◆ EXERCISE DESCRIPTION:
The answer must consist of every line from the entries that holds the word "going".

◆ DATA SUPPLIED:
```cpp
template <typename Enqueue> hipGraphExec_t capture_graph(hipStream_t sm, Enqueue enqueue) {
  hipGraph_t g = nullptr;
  hipGraphExec_t out = nullptr;
  bool ok = hipStreamBeginCapture(sm, hipStreamCaptureModeRelaxed) == hipSuccess;
  if (ok) {
    const int rc = enqueue();
    ok = hipStreamEndCapture(sm, &g) == hipSuccess && g != nullptr && rc == KS_OK;
  }
  if (ok) ok = hipGraphInstantiate(&out, g, nullptr, nullptr, 0) == hipSuccess;
  if (g) (void)hipGraphDestroy(g);
  return ok ? out : nullptr;
}
struct BatchLaunch {
  ks_ctx* c;
  FrameSlot* const* slots;
  uint32_t nb;
  FrameSlot& S0;
  hipStream_t sm;
  const BatchView& V;
  size_t steps_max;
  uint64_t key;
// ... 3 lines not shown
    for (uint32_t k = 0; k < nb; ++k) Bt.v[k] = eo_view(c, *slots[k]);
    for (int chunk = 1;; ++chunk) {
      bool going = false;
      for (uint32_t k = 0; k < nb; ++k) {
        uint32_t w[2] = {0u, 0u};
        HIPCHK(c, hipMemcpyAsync(&w[0], &slots[k]->d_eo_ctl->sw_prev, sizeof(uint32_t), hipMemcpyDeviceToHost, sm));
        HIPCHK(c, hipMemcpyAsync(&w[1], &slots[k]->d_eo_ctl->fail, sizeof(uint32_t), hipMemcpyDeviceToHost, sm));
        HIPCHK(c, hipStreamSynchronize(sm));
        going = going || (w[0] != 0u && w[1] == 0u);
      }
      if (!going || chunk >= c->eo_sweep_chunks) break;
      enqueue_sweeps(c, Bt, nb, c->eo_sweeps, sm);
    }
    hipLaunchKernelGGL(k_eo2_sweep_done, dim3(nb), dim3(64), 0, sm, Bt);
    return KS_OK;
  }
  int exact_device() const {
    int rc;
    auto seed_and_rounds = [&] {
      enqueue_stage_b(c, V, nb, S0.wide, sm, steps_max, 1);
      return enqueue_exact_rounds(c, slots, nb, sm);
    };
    auto finish = [&] {
      for (uint32_t k = 0; k < nb; ++k) enqueue_exact_finish(c, *slots[k], sm);
      return KS_OK;
    };
    auto emission = [&] { return enqueue_stage_b(c, V, nb, S0.wide, sm, steps_max, 2), KS_OK; };
    bool graphs = c->use_graphs && !S0.wide;
    if (graphs && (G.key != key || !G.g1 || !G.g2 || !G.g3)) {
      std::lock_guard<std::mutex> cap(c->capture_mu);
      G.reset();
      if ((G.g1 = capture_graph(sm, seed_and_rounds)) && (G.g2 = capture_graph(sm, finish)) && (G.g3 = capture_graph(sm, emission))) {
        G.key = key;
      } else {
        (void)hipGetLastError();
        G.reset();
        c->use_graphs = graphs = false;
      }
    }
    if (graphs) HIPCHK(c, hipGraphLaunch(G.g1, sm));
    else if ((rc = seed_and_rounds()) || (S0.wide && (rc = sweeps_host_driven()))) return rc;
    if (c->eo_last_commit && c->eo_last_commit != S0.eo_committed) HIPCHK(c, hipStreamWaitEvent(sm, c->eo_last_commit, 0));
    if (graphs) HIPCHK(c, hipGraphLaunch(G.g2, sm));
    else finish();
    HIPCHK(c, hipEventRecord(S0.eo_committed, sm));
    c->eo_last_commit = S0.eo_committed;
    if (graphs) HIPCHK(c, hipGraphLaunch(G.g3, sm));
// ... 103 lines not shown
  F.clear_bit = (cfg.method == KS_METHOD_MERGED) ? (1u << pb) : 0u;
  F.seq_bits = pb + (cfg.method == KS_METHOD_MERGED ? 1u : 0u);
  F.inv_order = F.sorted_order ? c->d_inv_order : nullptr;
  std::memcpy(F.dynamic_labels, cfg.dynamic_labels, 32);
  F.early_out = c->uses_early_out;
}
void begin_prof_set(ks_ctx* c, FrameSlot& S, size_t n) {
  const int set = (int)(c->frame_no % kProfSets);
  resolve_prof(c, set);
  ProfSet& P = c->pset[set];
  P.used = true;
  P.complete = P.applied = false;
  P.stages = c->profiling == 1;
  P.apply = c->profiling == 1 || (c->frame_no % 4) == 0;
  P.n_points = n;
  P.n_pairs = 0;
  S.prof_set = set;
}
int stage_a_fast(ks_ctx* c, FrameSlot& S, const float* d_xyz, const uint8_t* d_rgba, const uint8_t* d_labels, size_t n) {
  const FrameParams& F = S.F;
  hipStream_t st = c->stream;
  const uint32_t nb1k = (uint32_t)((n + 1023) / 1024);
  hipLaunchKernelGGL(k_points_fast, dim3(nb1k), dim3(1024), 0, st, F, d_xyz, d_rgba, d_labels, c->d_color_lut,
                     S.d_rays, c->d_hash, c->d_skeys32, c->d_pvals, S.d_cnt, S.d_live, S.d_counters);
  stage_mark(c, S.prof_set, 1);
  uint32_t *sk = nullptr, *sv = nullptr;
  if (int rc = sort_pairs(c, c->d_skeys32.get(), c->d_skeys32b.get(), c->d_pvals.get(), c->d_pvals2.get(), n, kSetBits + 1, &sk, &sv)) return rc;
  stage_mark(c, S.prof_set, 2);
  hipLaunchKernelGGL(k_dedup, dim3(nb1k), dim3(1024), 0, st, F, sk, sv, c->d_hash, c->d_start_set, S.d_ray_list, S.d_rays, S.d_cnt, S.d_live, S.d_counters);
  if (c->uses_early_out && n > 0) {
    const uint32_t n_gen = (uint32_t)((n + F.chains - 1) / F.chains);
    uint32_t n_ph = 0;
    while (n_ph < c->seed_phases.size() && c->seed_phases[n_ph].g0 < n_gen) ++n_ph;
    HIPCHK(c, hipMemsetAsync(S.d_seed_n, 0, c->seed_phases.size() * sizeof(uint32_t), st));
    hipLaunchKernelGGL(k_seed_list, dim3((F.chains + 63u) / 64u, n_ph), dim3(64 * kSeedSegs), 0, st, F, (const SeedPhase*)c->d_seed_phases,
                       (const uint8_t*)S.d_live, S.d_seed_gen, S.d_seed_items, S.d_seed_n, S.d_counters);
  }
  hipLaunchKernelGGL(k_dedup_commit, dim3(nb1k), dim3(1024), 0, st, F, sk, sv, c->d_hash, c->d_start_set, S.d_counters);
  return KS_OK;
}
void enqueue_bundle_order(ks_ctx* c, hipStream_t st, size_t n, const uint64_t* sk, const uint32_t* sv) {
  const uint32_t capb = (uint32_t)((c->cap_points + kBoBlock - 1) / kBoBlock);
  const size_t lds_f = (2 * c->cap_points / kBoBlock + 3) * sizeof(uint32_t), lds_e = ((size_t)capb + 2) * sizeof(uint32_t);
  hipLaunchKernelGGL(k_bo_scan_flags, dim3((uint32_t)((2 * n + kBoBlock - 1) / kBoBlock)), dim3(kBoBlock), 0, st, (uint32_t)n, c->bo);
  hipLaunchKernelGGL(k_bo_init, dim3((uint32_t)((n + kBoBlock - 1) / kBoBlock)), dim3(kBoBlock), lds_f, st, (uint32_t)n, sk, sv, c->bo);
  const uint32_t nbb = (uint32_t)((n + kBoBlock - 1) / kBoBlock);
  int e_small = 0;
  while (e_small < c->bo_epochs && c->bo_sched.b[e_small] <= kBoSmallBuckets) ++e_small;
  if (e_small > 0) hipLaunchKernelGGL(k_bo_small, dim3(2), dim3(kBoBlock), 0, st, c->bo, e_small);
  const size_t nh_floor = c->bo_hint_fixed ? (e_small > 0 ? (size_t)c->bo_sched.t[e_small - 1] + 1 : 1) : 2 * (size_t)kBoSmallBuckets;
  const size_t nh = std::min<size_t>(n, std::max<size_t>(c->bo_hint.load(std::memory_order_relaxed), nh_floor));
  int e_last = -1;
  for (int e = e_small; e <= c->bo_epochs; ++e) {
    if (e > 0 && c->bo_sched.t[e - 1] >= nh) break;
    hipLaunchKernelGGL(k_bo_link, dim3(nbb, 2), dim3(kBoBlock), lds_e, st, c->bo, e, (e == e_small && e_small > 0) ? 1 : 0);
    if (e < c->bo_epochs && c->bo_sched.t[e] < nh)
      hipLaunchKernelGGL(k_bo_walk, dim3(nbb, 2), dim3(kBoBlock), 0, st, c->bo, e);
// ... 2330 lines not shown
}

int ks_debug_radix_sort_batch(ks_ctx* c, uint64_t* keys, uint32_t* vals, const uint64_t* counts, int nb, size_t cap, unsigned begin_bit,
                              unsigned end_bit) {
  if (!c || !keys || !vals || !counts || nb < 1 || nb > ksrs::kRsBatch || cap == 0 || cap > 0xffffffffull || begin_bit >= end_bit || end_bit > 64)
    return KS_ERR_INVALID_ARG;
  const int passes = (int)((end_bit - begin_bit + 7) / 8);
  const size_t ws_words = ksrs::ws_words_dev(cap, passes);
  DevBuf<uint64_t> ka[ksrs::kRsBatch], kb[ksrs::kRsBatch];
  DevBuf<uint32_t> va[ksrs::kRsBatch], vb[ksrs::kRsBatch], ws[ksrs::kRsBatch];
  DevBuf<unsigned long long> d_counts;
  int rc;
  if ((rc = d_counts.alloc(c, (size_t)nb))) return rc;
  static_assert(sizeof(unsigned long long) == sizeof(uint64_t), "counts are copied as they are");
  HIPCHK(c, hipMemcpy(d_counts, counts, (size_t)nb * sizeof(uint64_t), hipMemcpyHostToDevice));
  ksrs::DevBatch<uint64_t> B{};
  for (int y = 0; y < nb; ++y) {
    if ((rc = ka[y].alloc(c, cap)) || (rc = kb[y].alloc(c, cap)) || (rc = va[y].alloc(c, cap)) || (rc = vb[y].alloc(c, cap)) || (rc = ws[y].alloc(c, ws_words)))
      return rc;
    HIPCHK(c, hipMemcpy(ka[y], keys + (size_t)y * cap, cap * sizeof(uint64_t), hipMemcpyHostToDevice));
    HIPCHK(c, hipMemcpy(va[y], vals + (size_t)y * cap, cap * sizeof(uint32_t), hipMemcpyHostToDevice));
    HIPCHK(c, hipMemsetAsync(kb[y], 0xA5, cap * sizeof(uint64_t), c->stream));
    HIPCHK(c, hipMemsetAsync(vb[y], 0xA5, cap * sizeof(uint32_t), c->stream));
    B.keys_a[y] = ka[y];
    B.keys_b[y] = kb[y];
    B.vals_a[y] = va[y];
    B.vals_b[y] = vb[y];
    B.n_dev[y] = d_counts.get() + y;
    B.ws[y] = ws[y];
  }
  const hipError_t e = ksrs::sort_dev_batch<uint64_t>(B, nb, ws_words, cap, begin_bit, end_bit, c->stream);
  if (e == hipErrorInvalidValue) return KS_ERR_INVALID_ARG;
  HIPCHK(c, e);
  HIPCHK(c, hipStreamSynchronize(c->stream));
  const bool in_b = (passes & 1) != 0;
  for (int y = 0; y < nb; ++y) {
    HIPCHK(c, hipMemcpy(keys + (size_t)y * cap, in_b ? kb[y].get() : ka[y].get(), cap * sizeof(uint64_t), hipMemcpyDeviceToHost));
    HIPCHK(c, hipMemcpy(vals + (size_t)y * cap, in_b ? vb[y].get() : va[y].get(), cap * sizeof(uint32_t), hipMemcpyDeviceToHost));
  }
  return KS_OK;
}

int ks_get_tile_keys(ks_ctx* c, uint64_t* out, size_t cap, size_t* n) {
  if (!c || !n) return KS_ERR_INVALID_ARG;
  if (int rc = quiesce(c)) return rc;
  HIPCHK(c, hipStreamSynchronize(c->stream));
// ... 1049 lines not shown
```

kimera_semantics_amd/csrc/ks_k_exact.h:

```cpp
#pragma once
#include "ks_k_march.h"

namespace ksk {

struct EoState {
  unsigned long long n_marks;
  unsigned long long n_marks_next;
  uint32_t changed;
  uint32_t pad[3];
};

struct EoBuf {
  const uint64_t* keys;
  const uint32_t* vals;
  uint2* range;
  uint64_t* plain;
};
constexpr uint64_t kEoLow44 = (1ull << 44) - 1ull;

__device__ __forceinline__ uint32_t eo_visited(uint32_t cv) { return (cv & ~kCntBroke) + ((cv & kCntBroke) ? 1u : 0u); }

__global__ void __launch_bounds__(256) k_eo_total(const FrameParams* __restrict__ Fp, const uint32_t* __restrict__ cnt,
                                                  EoState* __restrict__ st) {
  const uint32_t n = Fp->n;
// ... 983 lines not shown
  const EoView& E = Bt.v[blockIdx.y];
  EoCtl* ctl = E.ctl;
  if (ctl->fail) return;
  const uint32_t n = ctl->n_in[round];
  const uint32_t* list = E.list[round & 1u];
  const uint32_t wave = threadIdx.x >> 6, w0 = blockIdx.x * 4u + wave, nw = gridDim.x * 4u;
  if (w0 >= n) return;
  const FrameParams F = *E.F;
  for (uint32_t i = w0; i < n; i += nw) eo2_eval_ray(E, F, list[i], s_w[wave], &ctl->n_chg[round]);
}
__global__ void __launch_bounds__(256) k_eo2_propagate(EoBatch Bt, uint32_t round) {
  __shared__ EoWaveLds s_w[4];
  const EoView& E = Bt.v[blockIdx.y];
  EoCtl* ctl = E.ctl;
  if (ctl->fail) return;
  const uint32_t n = ctl->n_chg[round];
  const uint32_t wave = threadIdx.x >> 6, w0 = blockIdx.x * 4u + wave, nw = gridDim.x * 4u;
  if (blockIdx.x == 0 && threadIdx.x == 0 && n) ctl->rounds = round + 1u;
  if (w0 >= n) return;
  const FrameParams F = *E.F;
  for (uint32_t i = w0; i < n; i += nw) eo2_propagate_ray(E, F, E.chg[i], s_w[wave], E.list[(round + 1u) & 1u], &ctl->n_in[round + 1u]);
}

constexpr uint32_t kEoFinishThreads = 1024;
__global__ void __launch_bounds__(kEoFinishThreads) k_eo2_finish(EoView E, uint32_t first_round, uint32_t chained) {
  __shared__ EoWaveLds s_w[kEoFinishThreads / 64];
  __shared__ uint32_t s_n, s_stop;
  EoCtl* ctl = E.ctl;
  const uint32_t wave = threadIdx.x >> 6, nw = kEoFinishThreads / 64;
  const FrameParams F = *E.F;
  uint32_t cur = first_round & 1u;
  if (threadIdx.x == 0) {
    if (chained && eo2_ld(E.committed) != F.eo_frame) atomicOr(&ctl->fail, kEoFailChain);
    ctl->fin_in[cur] = ctl->n_in[first_round];
    ctl->fin_in[cur ^ 1u] = 0u;
    ctl->fin_chg = 0u;
    s_stop = ctl->fail;
  }
  __syncthreads();
  if (s_stop) {
    if (threadIdx.x == 0) atomicOr(&E.C->err, kErrExact);
    return;
  }
  if (chained) {
    __shared__ uint32_t s_redo;
    if (threadIdx.x == 0) {
      const unsigned long long actual = E.plain[(uint32_t)(F.observed_offset & kSetMask)];
      s_redo = actual != ctl->assumed0 ? 1u : 0u;
      ctl->assumed0 = actual;
    }
    __syncthreads();
    if (s_redo) {
      const uint32_t nc = eo2_ld(&ctl->n_consulted);
      for (uint32_t i = threadIdx.x; i < nc; i += kEoFinishThreads) eo2_mark_dirty(E, eo2_ld(&E.consulted[i]), 0u, E.list[cur], &ctl->fin_in[cur]);
    }
    __syncthreads();
  }
  for (uint32_t it = 0;; ++it) {
    if (threadIdx.x == 0) {
      s_n = eo2_ld(&ctl->fin_in[cur]);
      s_stop = eo2_ld(&ctl->fail) | ((it >= kEoFinishRounds || s_n > kEoFinishRays) ? kEoFailRounds : 0u);
      if (s_n && !s_stop) ctl->rounds += 1u;
    }
    __syncthreads();
    const uint32_t n = s_n;
    if (n == 0u || s_stop) break;
    for (uint32_t i = wave; i < n; i += nw) eo2_eval_ray(E, F, eo2_ld(&E.list[cur][i]), s_w[wave], &ctl->fin_chg);
    __syncthreads();
    if (threadIdx.x == 0) {
      s_n = eo2_ld(&ctl->fin_chg);
      ctl->fin_in[cur] = 0u;
    }
    __syncthreads();
    const uint32_t nc = s_n;
    for (uint32_t i = wave; i < nc; i += nw) eo2_propagate_ray(E, F, eo2_ld(&E.chg[i]), s_w[wave], E.list[cur ^ 1u], &ctl->fin_in[cur ^ 1u]);
    __syncthreads();
    if (threadIdx.x == 0) ctl->fin_chg = 0u;
    cur ^= 1u;
  }
  if (threadIdx.x == 0 && s_stop) {
    atomicOr(&ctl->fail, s_stop);
    atomicOr(&E.C->err, kErrExact);
  }
}

__global__ void __launch_bounds__(256) k_eo2_commit(EoView E) {
  const bool ok = E.ctl->fail == 0u;
  for (uint32_t slot = blockIdx.x * 256u + threadIdx.x; slot < (1u << kSetBits); slot += gridDim.x * 256u) {
    const uint4 e = E.tab[slot];
    if (e.x == e.y && e.z == 0u) continue;
    E.tab[slot] = make_uint4(0u, 0u, 0u, 0u);
    if (!ok) continue;
    bool found = false;
    uint64_t best = 0;
    uint32_t hash = 0;
    if (e.y > e.x) {
      const long long j = eo2_prev_set(E.bits_a, e.y);
      if (j >= (long long)e.x) {
        found = true;
        best = E.keys[j] & kEoLow44;
        hash = E.vals[j];
      }
    }
    for (uint32_t xi = e.z; xi != 0u;) {
      const unsigned long long k = E.xnode[2u * xi], hn = E.xnode[2u * xi + 1u];
      if (((uint32_t)k & 0x3fffffu) < eo_visited(E.cnt_a[(uint32_t)(k >> 22)]) && (!found || k > best)) {
        found = true;
        best = k;
        hash = (uint32_t)hn;
      }
      xi = (uint32_t)(hn >> 32);
    }
    if (found) E.plain[slot] = (uint64_t)hash;
  }
  if (ok && blockIdx.x == 0 && threadIdx.x == 0) *E.committed = E.F->eo_frame + 1u;
}

__global__ void __launch_bounds__(64) k_eo2_begin(EoBatch Bt) {
  const EoView& E = Bt.v[blockIdx.x];
  EoCtl* ctl = E.ctl;
  uint32_t* w = (uint32_t*)ctl;
  for (uint32_t i = threadIdx.x; i < sizeof(EoCtl) / 4u; i += 64) w[i] = 0u;
  __syncthreads();
  if (threadIdx.x == 0) {
    ctl->n_x = 1u;
    ctl->sw_prev = 1u;
    ctl->sw_full = 1u;
    ctl->assumed0 = E.plain[(uint32_t)(E.F->observed_offset & kSetMask)];
  }
}

}
```

kimera_semantics_amd/csrc/ks_k_rays.h:

```cpp
#pragma once
#include "ks_types.h"
#include "ks_k_bundle_order.h"

namespace ksk {
__global__ void __launch_bounds__(1024) k_points_fast(FrameParams F, const float* __restrict__ xyz,
                                                      const uint8_t* __restrict__ rgba,
                                                      const uint8_t* __restrict__ labels,
                                                      const uint8_t* __restrict__ color_lut,
                                                      RayDesc* __restrict__ rays, uint32_t* __restrict__ hash_out,
                                                      uint32_t* __restrict__ keys, uint32_t* __restrict__ vals,
                                                      uint32_t* __restrict__ cnt, uint8_t* __restrict__ live,
                                                      Counters* C) {
  const uint32_t idx = blockIdx.x * blockDim.x + threadIdx.x;
  bool counted = false;
  if (idx < F.n) {
    cnt[idx] = 0u;
    live[idx] = 0;
    uint32_t key = kInvalidSlot;
    const f3 pc = {xyz[3 * idx], xyz[3 * idx + 1], xyz[3 * idx + 2]};
    uint32_t color = 0;
    if (rgba) color = ((const uint32_t*)rgba)[idx];
    uint32_t label;
    if (labels) label = labels[idx];
    else label = color_lut ? color_lut[color & 0xffffffu] : 0u;
    if (label >= (uint32_t)kNumLabels) {
      atomicOr(&C->err, kErrLabel);
    } else {
      int valid = point_validity(pc, F.min_ray, F.max_ray, F.allow_clear != 0, F.freespace != 0);
      for (int i = 0; i < F.n_dynamic; ++i)
        if (F.dynamic_labels[i] == label) valid = 0;
      if (valid) {
        const f3 pg = transform_point(F.T, pc);
        const float gx = grid_coord(pg.x, F.start_inv), gy = grid_coord(pg.y, F.start_inv),
                    gz = grid_coord(pg.z, F.start_inv);
        const float lim = 2.0f * (float)kCoordBias;
// ... 494 lines not shown
```

kimera_semantics_amd/csrc/ks_radix_sort.h:

```cpp
#pragma once
#include <hip/hip_runtime.h>
#include <stdint.h>
#include <algorithm>
#include <stdlib.h>
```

◆ WORKED SOLUTION:
      bool going = false;
        going = going || (w[0] != 0u && w[1] == 0u);
      if (!going || chunk >= c->eo_sweep_chunks) break;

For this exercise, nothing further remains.